Saved entries:
[Start of Attachment]
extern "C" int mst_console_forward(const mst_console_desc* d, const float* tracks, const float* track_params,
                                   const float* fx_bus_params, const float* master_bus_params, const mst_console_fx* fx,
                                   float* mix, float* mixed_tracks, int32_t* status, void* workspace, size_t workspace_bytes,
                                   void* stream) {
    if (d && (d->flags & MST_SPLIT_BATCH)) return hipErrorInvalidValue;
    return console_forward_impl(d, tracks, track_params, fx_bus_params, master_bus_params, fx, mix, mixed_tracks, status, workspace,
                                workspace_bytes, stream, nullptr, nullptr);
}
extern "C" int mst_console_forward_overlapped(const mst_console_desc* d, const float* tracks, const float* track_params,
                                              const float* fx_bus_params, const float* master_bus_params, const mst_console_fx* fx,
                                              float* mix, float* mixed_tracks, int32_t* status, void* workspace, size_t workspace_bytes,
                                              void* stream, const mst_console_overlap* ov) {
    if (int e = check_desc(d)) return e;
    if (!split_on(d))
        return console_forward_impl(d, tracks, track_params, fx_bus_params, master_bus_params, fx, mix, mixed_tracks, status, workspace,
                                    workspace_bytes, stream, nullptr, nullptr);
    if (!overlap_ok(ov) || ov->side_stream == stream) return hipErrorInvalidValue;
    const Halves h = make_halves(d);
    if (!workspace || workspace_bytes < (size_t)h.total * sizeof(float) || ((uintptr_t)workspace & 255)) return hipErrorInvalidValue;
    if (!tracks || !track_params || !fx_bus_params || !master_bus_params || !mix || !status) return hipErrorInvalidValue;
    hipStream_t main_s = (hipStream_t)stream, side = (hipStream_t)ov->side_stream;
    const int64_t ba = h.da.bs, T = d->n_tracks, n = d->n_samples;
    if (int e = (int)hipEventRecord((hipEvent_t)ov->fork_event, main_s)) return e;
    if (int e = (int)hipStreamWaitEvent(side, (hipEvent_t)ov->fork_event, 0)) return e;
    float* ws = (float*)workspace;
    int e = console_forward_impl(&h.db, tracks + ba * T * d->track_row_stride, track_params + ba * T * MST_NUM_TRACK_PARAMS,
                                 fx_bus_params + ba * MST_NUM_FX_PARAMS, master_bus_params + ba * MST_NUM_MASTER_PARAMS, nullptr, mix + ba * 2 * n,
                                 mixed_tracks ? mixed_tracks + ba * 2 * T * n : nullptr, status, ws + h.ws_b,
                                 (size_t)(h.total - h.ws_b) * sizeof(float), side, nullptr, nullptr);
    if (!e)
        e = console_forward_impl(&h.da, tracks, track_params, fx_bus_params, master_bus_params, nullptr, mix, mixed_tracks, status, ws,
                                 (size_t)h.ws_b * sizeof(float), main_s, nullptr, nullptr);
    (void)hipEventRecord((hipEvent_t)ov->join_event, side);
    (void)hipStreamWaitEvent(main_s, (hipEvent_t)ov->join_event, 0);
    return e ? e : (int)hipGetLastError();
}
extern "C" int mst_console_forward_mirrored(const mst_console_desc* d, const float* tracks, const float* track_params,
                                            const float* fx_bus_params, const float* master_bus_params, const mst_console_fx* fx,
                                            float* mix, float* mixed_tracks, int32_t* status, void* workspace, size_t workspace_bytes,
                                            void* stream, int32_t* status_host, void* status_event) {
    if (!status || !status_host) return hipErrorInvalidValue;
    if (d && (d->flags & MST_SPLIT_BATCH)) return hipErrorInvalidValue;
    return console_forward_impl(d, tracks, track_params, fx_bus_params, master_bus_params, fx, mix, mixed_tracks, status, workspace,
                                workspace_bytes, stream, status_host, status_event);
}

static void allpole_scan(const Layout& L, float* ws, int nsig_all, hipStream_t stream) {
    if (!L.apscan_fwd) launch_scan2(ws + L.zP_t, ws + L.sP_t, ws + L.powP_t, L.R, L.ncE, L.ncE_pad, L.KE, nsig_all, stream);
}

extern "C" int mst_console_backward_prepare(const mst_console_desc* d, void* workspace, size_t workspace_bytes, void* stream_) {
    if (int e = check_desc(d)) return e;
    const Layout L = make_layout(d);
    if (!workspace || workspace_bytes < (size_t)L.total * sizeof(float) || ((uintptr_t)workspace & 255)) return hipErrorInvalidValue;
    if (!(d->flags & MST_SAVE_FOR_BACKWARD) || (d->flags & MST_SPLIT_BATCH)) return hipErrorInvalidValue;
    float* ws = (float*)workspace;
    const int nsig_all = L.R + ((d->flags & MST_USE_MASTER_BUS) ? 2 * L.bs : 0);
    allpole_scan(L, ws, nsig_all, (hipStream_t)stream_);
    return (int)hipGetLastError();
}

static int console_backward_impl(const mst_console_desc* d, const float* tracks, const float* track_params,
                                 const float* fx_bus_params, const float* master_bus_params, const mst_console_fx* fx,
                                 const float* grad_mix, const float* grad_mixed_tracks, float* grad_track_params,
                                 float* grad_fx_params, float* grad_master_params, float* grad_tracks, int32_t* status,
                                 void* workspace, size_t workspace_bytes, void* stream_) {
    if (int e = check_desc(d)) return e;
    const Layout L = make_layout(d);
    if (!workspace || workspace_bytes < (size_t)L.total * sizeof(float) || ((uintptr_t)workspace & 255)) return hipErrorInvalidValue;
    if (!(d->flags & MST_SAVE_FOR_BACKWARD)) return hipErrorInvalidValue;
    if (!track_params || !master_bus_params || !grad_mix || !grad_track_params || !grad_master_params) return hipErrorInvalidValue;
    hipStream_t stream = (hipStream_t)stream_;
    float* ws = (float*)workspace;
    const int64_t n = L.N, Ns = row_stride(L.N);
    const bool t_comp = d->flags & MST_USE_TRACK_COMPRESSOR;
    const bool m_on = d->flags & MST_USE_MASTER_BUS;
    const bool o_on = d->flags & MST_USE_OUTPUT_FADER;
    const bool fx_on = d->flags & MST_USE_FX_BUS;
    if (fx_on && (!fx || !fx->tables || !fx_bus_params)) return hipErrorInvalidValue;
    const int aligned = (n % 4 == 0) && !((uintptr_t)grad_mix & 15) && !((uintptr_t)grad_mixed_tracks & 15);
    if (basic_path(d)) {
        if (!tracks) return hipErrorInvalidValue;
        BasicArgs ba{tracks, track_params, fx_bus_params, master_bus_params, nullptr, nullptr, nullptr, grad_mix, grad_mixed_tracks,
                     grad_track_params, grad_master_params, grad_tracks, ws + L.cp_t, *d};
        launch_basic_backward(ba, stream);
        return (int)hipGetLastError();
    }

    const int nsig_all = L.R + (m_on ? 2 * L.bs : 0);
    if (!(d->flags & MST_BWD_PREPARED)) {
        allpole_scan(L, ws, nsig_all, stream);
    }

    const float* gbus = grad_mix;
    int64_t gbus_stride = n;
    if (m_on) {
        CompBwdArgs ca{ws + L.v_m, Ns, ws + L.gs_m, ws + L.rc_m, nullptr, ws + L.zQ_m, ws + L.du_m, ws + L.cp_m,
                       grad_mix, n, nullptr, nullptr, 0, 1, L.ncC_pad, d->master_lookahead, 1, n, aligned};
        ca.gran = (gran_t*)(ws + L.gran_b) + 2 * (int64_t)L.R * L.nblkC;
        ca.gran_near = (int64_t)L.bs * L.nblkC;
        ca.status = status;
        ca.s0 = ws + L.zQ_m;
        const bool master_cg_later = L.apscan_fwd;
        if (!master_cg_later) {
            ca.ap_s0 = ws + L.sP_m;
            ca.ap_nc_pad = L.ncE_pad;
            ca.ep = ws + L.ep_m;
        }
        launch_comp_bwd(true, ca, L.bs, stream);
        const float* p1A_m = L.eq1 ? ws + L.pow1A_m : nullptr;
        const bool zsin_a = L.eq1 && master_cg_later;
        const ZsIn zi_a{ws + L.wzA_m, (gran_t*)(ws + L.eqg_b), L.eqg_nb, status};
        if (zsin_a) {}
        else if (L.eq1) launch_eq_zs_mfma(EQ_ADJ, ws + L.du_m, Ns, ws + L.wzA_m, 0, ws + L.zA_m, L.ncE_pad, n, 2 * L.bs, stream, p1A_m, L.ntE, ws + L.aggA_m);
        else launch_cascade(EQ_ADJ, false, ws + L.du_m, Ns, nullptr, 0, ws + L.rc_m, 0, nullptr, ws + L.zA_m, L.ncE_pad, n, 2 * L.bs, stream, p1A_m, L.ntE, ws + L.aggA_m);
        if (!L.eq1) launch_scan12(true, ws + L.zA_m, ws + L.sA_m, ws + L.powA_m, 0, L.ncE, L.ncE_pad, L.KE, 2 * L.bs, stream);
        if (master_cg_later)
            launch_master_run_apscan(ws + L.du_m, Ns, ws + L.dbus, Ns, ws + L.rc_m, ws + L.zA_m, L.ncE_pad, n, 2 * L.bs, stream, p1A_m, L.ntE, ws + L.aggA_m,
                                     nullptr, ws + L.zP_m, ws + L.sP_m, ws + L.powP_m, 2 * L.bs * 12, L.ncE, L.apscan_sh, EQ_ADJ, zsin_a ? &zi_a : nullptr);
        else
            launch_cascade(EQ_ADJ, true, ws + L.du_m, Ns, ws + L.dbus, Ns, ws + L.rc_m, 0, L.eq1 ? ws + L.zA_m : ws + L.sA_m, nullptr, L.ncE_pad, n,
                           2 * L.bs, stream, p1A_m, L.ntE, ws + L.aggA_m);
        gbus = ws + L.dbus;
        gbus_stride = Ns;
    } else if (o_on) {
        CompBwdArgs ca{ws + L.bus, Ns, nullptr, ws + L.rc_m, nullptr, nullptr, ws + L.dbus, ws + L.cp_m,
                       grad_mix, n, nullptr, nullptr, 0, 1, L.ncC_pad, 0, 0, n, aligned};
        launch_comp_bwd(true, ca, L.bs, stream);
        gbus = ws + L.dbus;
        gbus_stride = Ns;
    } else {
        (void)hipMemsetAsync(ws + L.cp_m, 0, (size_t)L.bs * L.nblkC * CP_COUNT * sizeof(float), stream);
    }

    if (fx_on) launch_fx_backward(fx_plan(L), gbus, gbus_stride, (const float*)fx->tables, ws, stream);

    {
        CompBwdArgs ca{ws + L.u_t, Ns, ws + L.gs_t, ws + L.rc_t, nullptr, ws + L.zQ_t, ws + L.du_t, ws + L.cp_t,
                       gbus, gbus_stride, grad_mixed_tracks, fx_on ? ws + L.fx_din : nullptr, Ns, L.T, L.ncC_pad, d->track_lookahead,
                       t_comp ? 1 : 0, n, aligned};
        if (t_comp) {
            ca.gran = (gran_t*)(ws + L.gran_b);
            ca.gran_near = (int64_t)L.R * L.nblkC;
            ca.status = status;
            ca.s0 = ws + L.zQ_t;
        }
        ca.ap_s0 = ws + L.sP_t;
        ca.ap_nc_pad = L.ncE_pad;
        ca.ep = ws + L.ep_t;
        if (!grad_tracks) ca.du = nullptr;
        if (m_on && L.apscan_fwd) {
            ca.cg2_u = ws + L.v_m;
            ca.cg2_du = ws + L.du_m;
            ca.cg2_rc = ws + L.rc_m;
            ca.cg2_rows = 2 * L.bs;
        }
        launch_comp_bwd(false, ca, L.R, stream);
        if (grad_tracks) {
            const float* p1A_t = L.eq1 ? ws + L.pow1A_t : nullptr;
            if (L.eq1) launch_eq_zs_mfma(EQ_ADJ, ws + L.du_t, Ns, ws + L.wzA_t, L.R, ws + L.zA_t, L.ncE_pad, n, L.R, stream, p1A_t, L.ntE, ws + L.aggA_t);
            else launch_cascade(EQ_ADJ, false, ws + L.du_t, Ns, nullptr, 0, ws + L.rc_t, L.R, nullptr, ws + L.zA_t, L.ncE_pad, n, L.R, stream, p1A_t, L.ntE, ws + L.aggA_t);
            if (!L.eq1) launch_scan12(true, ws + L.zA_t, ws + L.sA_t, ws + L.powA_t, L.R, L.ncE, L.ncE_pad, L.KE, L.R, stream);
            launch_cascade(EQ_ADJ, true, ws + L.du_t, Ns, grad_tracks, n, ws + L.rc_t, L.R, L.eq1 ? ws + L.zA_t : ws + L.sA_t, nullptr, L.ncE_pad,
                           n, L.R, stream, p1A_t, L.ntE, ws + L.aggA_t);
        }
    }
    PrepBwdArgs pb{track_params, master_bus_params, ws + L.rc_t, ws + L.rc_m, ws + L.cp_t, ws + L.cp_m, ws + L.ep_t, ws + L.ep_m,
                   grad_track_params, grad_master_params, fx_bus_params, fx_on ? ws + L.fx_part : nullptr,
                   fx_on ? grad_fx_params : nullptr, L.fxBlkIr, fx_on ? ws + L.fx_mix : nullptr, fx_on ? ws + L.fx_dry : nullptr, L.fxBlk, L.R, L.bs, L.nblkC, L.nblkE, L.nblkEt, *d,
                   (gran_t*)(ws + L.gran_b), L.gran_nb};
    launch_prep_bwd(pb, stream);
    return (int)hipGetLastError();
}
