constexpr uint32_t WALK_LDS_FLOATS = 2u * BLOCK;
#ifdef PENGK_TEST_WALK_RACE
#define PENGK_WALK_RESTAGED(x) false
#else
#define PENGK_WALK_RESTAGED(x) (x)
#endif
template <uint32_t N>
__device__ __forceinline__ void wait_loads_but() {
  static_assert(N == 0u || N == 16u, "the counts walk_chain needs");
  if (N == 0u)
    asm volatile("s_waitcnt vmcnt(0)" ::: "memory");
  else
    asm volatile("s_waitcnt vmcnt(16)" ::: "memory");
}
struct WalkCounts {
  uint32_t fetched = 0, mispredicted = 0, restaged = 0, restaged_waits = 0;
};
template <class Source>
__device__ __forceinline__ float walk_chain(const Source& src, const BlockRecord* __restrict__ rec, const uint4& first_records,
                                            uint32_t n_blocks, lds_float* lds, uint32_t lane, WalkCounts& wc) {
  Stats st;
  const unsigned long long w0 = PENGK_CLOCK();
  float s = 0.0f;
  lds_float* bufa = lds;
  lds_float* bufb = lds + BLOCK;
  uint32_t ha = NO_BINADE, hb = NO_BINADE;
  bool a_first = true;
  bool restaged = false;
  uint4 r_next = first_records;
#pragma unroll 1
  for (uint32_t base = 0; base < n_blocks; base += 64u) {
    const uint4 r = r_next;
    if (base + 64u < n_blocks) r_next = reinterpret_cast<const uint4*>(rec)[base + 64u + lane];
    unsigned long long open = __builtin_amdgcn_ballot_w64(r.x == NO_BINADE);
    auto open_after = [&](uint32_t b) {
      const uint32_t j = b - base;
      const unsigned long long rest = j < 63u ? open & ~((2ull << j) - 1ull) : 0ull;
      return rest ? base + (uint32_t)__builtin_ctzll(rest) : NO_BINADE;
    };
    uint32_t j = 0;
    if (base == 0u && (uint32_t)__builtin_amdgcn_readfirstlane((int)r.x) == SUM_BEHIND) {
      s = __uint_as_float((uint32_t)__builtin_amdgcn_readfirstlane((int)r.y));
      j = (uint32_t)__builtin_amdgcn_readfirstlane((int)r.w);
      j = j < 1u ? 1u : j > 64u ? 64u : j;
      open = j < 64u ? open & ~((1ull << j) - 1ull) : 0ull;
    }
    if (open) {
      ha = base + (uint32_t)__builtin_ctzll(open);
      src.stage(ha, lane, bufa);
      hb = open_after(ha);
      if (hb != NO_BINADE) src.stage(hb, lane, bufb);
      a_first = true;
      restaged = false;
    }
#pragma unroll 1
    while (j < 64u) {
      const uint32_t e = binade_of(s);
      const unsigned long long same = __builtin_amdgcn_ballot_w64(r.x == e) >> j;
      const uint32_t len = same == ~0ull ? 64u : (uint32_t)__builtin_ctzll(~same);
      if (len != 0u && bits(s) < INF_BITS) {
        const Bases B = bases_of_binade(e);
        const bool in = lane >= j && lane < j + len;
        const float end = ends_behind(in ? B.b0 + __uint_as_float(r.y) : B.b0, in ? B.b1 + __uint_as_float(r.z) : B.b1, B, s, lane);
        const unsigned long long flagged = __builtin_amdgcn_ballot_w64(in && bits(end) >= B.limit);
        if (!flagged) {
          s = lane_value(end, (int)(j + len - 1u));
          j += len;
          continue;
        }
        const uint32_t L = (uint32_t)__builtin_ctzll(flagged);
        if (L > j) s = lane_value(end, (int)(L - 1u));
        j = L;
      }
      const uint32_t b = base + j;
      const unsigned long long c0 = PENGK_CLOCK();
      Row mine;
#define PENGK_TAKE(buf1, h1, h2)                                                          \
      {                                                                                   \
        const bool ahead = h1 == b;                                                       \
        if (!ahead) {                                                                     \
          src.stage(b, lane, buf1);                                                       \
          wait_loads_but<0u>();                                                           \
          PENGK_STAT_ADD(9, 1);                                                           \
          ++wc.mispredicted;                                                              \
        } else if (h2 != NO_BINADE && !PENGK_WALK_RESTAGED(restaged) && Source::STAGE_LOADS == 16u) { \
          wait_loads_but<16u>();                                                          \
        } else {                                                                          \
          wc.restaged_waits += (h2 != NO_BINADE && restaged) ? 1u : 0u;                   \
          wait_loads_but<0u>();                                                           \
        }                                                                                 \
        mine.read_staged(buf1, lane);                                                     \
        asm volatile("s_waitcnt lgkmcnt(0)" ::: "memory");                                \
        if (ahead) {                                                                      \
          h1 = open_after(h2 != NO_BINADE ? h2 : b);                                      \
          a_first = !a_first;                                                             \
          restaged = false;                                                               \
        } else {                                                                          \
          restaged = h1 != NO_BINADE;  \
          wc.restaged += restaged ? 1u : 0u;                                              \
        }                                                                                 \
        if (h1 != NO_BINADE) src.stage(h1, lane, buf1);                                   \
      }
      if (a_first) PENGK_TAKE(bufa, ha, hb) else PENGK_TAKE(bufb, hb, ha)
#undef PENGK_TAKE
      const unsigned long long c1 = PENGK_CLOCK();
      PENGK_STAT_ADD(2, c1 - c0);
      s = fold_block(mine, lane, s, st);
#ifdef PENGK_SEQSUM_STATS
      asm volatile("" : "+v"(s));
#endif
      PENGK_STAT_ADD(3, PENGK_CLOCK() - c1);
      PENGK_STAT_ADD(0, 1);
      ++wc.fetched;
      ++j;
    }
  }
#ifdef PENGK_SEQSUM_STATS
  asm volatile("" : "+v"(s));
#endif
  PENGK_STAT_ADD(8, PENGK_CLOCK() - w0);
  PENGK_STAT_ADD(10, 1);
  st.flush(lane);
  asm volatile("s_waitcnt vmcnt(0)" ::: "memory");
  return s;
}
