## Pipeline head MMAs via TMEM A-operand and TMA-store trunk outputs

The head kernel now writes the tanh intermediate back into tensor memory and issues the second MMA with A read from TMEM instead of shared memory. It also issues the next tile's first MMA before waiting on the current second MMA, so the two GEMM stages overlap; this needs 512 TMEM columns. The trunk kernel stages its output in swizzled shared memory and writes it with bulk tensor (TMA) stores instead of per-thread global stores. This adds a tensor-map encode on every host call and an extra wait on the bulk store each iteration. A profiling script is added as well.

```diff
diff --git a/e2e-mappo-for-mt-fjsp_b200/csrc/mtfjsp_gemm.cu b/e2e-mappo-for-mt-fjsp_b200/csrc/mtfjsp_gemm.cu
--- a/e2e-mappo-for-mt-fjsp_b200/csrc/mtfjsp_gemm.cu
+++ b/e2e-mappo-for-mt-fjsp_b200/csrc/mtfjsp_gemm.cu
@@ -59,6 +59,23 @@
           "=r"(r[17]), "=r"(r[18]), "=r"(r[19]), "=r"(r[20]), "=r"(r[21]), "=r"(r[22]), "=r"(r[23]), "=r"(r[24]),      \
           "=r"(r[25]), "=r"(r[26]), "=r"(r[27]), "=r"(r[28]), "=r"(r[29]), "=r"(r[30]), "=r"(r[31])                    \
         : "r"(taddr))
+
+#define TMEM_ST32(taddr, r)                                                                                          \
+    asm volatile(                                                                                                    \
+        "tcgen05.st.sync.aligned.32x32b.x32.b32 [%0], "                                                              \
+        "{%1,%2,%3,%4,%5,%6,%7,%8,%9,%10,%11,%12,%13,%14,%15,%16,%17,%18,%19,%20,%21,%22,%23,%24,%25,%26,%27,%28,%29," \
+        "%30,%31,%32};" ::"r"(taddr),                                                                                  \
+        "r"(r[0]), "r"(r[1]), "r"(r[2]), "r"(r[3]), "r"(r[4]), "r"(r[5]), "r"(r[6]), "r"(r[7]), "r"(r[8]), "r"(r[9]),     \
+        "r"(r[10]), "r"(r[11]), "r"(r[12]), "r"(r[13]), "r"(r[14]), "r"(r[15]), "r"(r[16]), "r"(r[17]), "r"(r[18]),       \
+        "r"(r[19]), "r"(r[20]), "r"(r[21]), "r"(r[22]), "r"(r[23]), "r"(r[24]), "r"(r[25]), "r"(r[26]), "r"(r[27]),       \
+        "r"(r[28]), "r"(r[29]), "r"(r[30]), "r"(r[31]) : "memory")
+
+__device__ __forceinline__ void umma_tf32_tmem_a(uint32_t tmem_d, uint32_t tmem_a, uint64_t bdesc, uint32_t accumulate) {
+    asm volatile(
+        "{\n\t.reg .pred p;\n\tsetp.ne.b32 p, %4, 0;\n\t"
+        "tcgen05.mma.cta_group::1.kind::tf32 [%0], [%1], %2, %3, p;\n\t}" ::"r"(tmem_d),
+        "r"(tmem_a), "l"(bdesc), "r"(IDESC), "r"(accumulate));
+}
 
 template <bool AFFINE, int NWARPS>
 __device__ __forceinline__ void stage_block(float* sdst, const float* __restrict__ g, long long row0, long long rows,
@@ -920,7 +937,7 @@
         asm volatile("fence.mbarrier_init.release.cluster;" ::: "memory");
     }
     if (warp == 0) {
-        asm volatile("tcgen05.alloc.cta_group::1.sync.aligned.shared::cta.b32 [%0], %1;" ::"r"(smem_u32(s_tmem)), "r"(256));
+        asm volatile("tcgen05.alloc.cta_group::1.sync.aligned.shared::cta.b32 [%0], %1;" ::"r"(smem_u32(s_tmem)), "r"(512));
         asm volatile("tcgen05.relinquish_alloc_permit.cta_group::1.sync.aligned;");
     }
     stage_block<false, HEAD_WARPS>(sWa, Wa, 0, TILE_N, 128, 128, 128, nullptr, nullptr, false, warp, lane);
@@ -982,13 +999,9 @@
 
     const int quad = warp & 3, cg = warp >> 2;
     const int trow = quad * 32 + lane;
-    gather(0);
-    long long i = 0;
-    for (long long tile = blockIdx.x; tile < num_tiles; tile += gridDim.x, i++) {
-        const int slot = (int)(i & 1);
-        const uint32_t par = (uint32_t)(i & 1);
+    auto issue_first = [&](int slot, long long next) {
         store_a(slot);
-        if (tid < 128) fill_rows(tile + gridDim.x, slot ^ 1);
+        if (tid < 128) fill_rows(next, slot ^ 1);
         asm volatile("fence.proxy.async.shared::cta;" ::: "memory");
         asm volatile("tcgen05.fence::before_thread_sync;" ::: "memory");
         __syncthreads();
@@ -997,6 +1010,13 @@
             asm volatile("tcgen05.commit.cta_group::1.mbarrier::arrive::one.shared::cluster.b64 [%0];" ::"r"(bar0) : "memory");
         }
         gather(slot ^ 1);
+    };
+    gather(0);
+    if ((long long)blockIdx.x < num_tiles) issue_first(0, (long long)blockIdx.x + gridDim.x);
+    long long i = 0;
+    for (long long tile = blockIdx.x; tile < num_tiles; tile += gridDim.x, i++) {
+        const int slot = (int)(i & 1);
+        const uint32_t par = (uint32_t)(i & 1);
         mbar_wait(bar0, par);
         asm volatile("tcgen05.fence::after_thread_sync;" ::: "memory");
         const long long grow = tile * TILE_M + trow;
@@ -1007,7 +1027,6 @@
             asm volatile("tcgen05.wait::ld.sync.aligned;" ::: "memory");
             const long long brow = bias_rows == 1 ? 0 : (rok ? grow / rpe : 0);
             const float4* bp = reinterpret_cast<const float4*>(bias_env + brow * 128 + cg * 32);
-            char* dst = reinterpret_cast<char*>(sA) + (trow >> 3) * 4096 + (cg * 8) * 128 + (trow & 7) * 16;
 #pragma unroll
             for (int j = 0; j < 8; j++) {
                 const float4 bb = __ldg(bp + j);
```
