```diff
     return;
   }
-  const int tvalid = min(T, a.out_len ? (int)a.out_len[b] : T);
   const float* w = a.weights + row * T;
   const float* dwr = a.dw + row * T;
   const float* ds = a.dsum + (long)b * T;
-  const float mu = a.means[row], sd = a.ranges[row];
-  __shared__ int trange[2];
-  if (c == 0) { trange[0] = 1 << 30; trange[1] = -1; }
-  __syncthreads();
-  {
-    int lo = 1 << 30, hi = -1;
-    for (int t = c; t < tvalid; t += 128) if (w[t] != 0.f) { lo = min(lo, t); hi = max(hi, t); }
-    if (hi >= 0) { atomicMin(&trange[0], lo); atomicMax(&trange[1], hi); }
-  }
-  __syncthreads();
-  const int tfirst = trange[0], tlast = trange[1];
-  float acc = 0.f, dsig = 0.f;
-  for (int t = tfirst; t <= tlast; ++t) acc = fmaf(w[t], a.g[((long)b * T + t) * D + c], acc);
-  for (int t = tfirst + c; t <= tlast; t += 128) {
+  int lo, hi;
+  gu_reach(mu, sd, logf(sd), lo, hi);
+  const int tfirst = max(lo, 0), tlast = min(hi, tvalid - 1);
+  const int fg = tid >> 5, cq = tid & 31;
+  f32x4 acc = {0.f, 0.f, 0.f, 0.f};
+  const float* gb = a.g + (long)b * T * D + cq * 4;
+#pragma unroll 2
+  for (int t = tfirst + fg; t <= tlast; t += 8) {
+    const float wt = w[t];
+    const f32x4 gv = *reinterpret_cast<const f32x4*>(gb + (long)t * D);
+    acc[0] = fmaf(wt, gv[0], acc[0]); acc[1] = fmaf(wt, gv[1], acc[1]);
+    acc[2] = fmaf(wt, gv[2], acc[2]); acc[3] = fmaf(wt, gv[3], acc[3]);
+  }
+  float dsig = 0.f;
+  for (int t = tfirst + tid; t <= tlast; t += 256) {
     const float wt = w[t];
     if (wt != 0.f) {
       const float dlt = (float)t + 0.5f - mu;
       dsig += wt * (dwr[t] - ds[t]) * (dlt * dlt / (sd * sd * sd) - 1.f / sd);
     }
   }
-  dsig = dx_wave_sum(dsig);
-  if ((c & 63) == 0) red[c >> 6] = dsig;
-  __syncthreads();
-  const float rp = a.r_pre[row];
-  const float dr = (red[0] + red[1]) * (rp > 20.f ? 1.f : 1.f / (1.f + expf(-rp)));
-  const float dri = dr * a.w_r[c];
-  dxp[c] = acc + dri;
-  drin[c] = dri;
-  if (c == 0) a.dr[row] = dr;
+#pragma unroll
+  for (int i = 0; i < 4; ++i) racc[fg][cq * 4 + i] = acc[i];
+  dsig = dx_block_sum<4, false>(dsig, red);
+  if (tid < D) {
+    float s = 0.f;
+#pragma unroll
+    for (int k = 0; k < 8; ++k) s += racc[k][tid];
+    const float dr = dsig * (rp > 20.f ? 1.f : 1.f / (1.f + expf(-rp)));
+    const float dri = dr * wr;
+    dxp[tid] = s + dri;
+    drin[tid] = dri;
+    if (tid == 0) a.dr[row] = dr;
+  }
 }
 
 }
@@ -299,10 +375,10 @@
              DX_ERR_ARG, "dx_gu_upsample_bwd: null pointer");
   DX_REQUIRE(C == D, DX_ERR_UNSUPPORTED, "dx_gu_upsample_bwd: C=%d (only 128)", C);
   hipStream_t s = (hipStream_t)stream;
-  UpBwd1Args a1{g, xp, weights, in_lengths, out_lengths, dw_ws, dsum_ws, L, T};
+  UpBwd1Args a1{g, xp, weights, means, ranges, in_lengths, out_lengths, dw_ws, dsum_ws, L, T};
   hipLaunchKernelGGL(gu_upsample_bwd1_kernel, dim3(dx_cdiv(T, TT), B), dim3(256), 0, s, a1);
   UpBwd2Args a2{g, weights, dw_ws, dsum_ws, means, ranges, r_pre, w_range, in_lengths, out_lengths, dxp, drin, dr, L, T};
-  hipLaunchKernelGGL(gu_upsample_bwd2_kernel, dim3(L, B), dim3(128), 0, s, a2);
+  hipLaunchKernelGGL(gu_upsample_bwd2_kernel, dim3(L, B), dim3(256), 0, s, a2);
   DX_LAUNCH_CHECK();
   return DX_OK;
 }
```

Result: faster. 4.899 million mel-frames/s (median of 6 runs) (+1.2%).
[End of Attachment]
(Task goal) Would you retype the lines above from the one with "const int nsig_all = L.R + (m_on" down to the one with "ca.gran_near = (int64_t)L.bs", word for word, both ends included and no other lines?

(Answer to this problem)
    const int nsig_all = L.R + (m_on ? 2 * L.bs : 0);
    if (!(d->flags & MST_BWD_PREPARED)) {
        allpole_scan(L, ws, nsig_all, stream);
    }

    const float* gbus = grad_mix;
    int64_t gbus_stride = n;
    if (m_on) {
        CompBwdArgs ca{ws + L.v_m, Ns, ws + L.gs_m, ws + L.rc_m, nullptr, ws + L.zQ_m, ws + L.du_m, ws + L.cp_m,
                       grad_mix, n, nullptr, nullptr, 0, 1, L.ncC_pad, d->master_lookahead, 1, n, aligned};
        ca.gran = (gran_t*)(ws + L.gran_b) + 2 * (int64_t)L.R * L.nblkC;
        ca.gran_near = (int64_t)L.bs * L.nblkC;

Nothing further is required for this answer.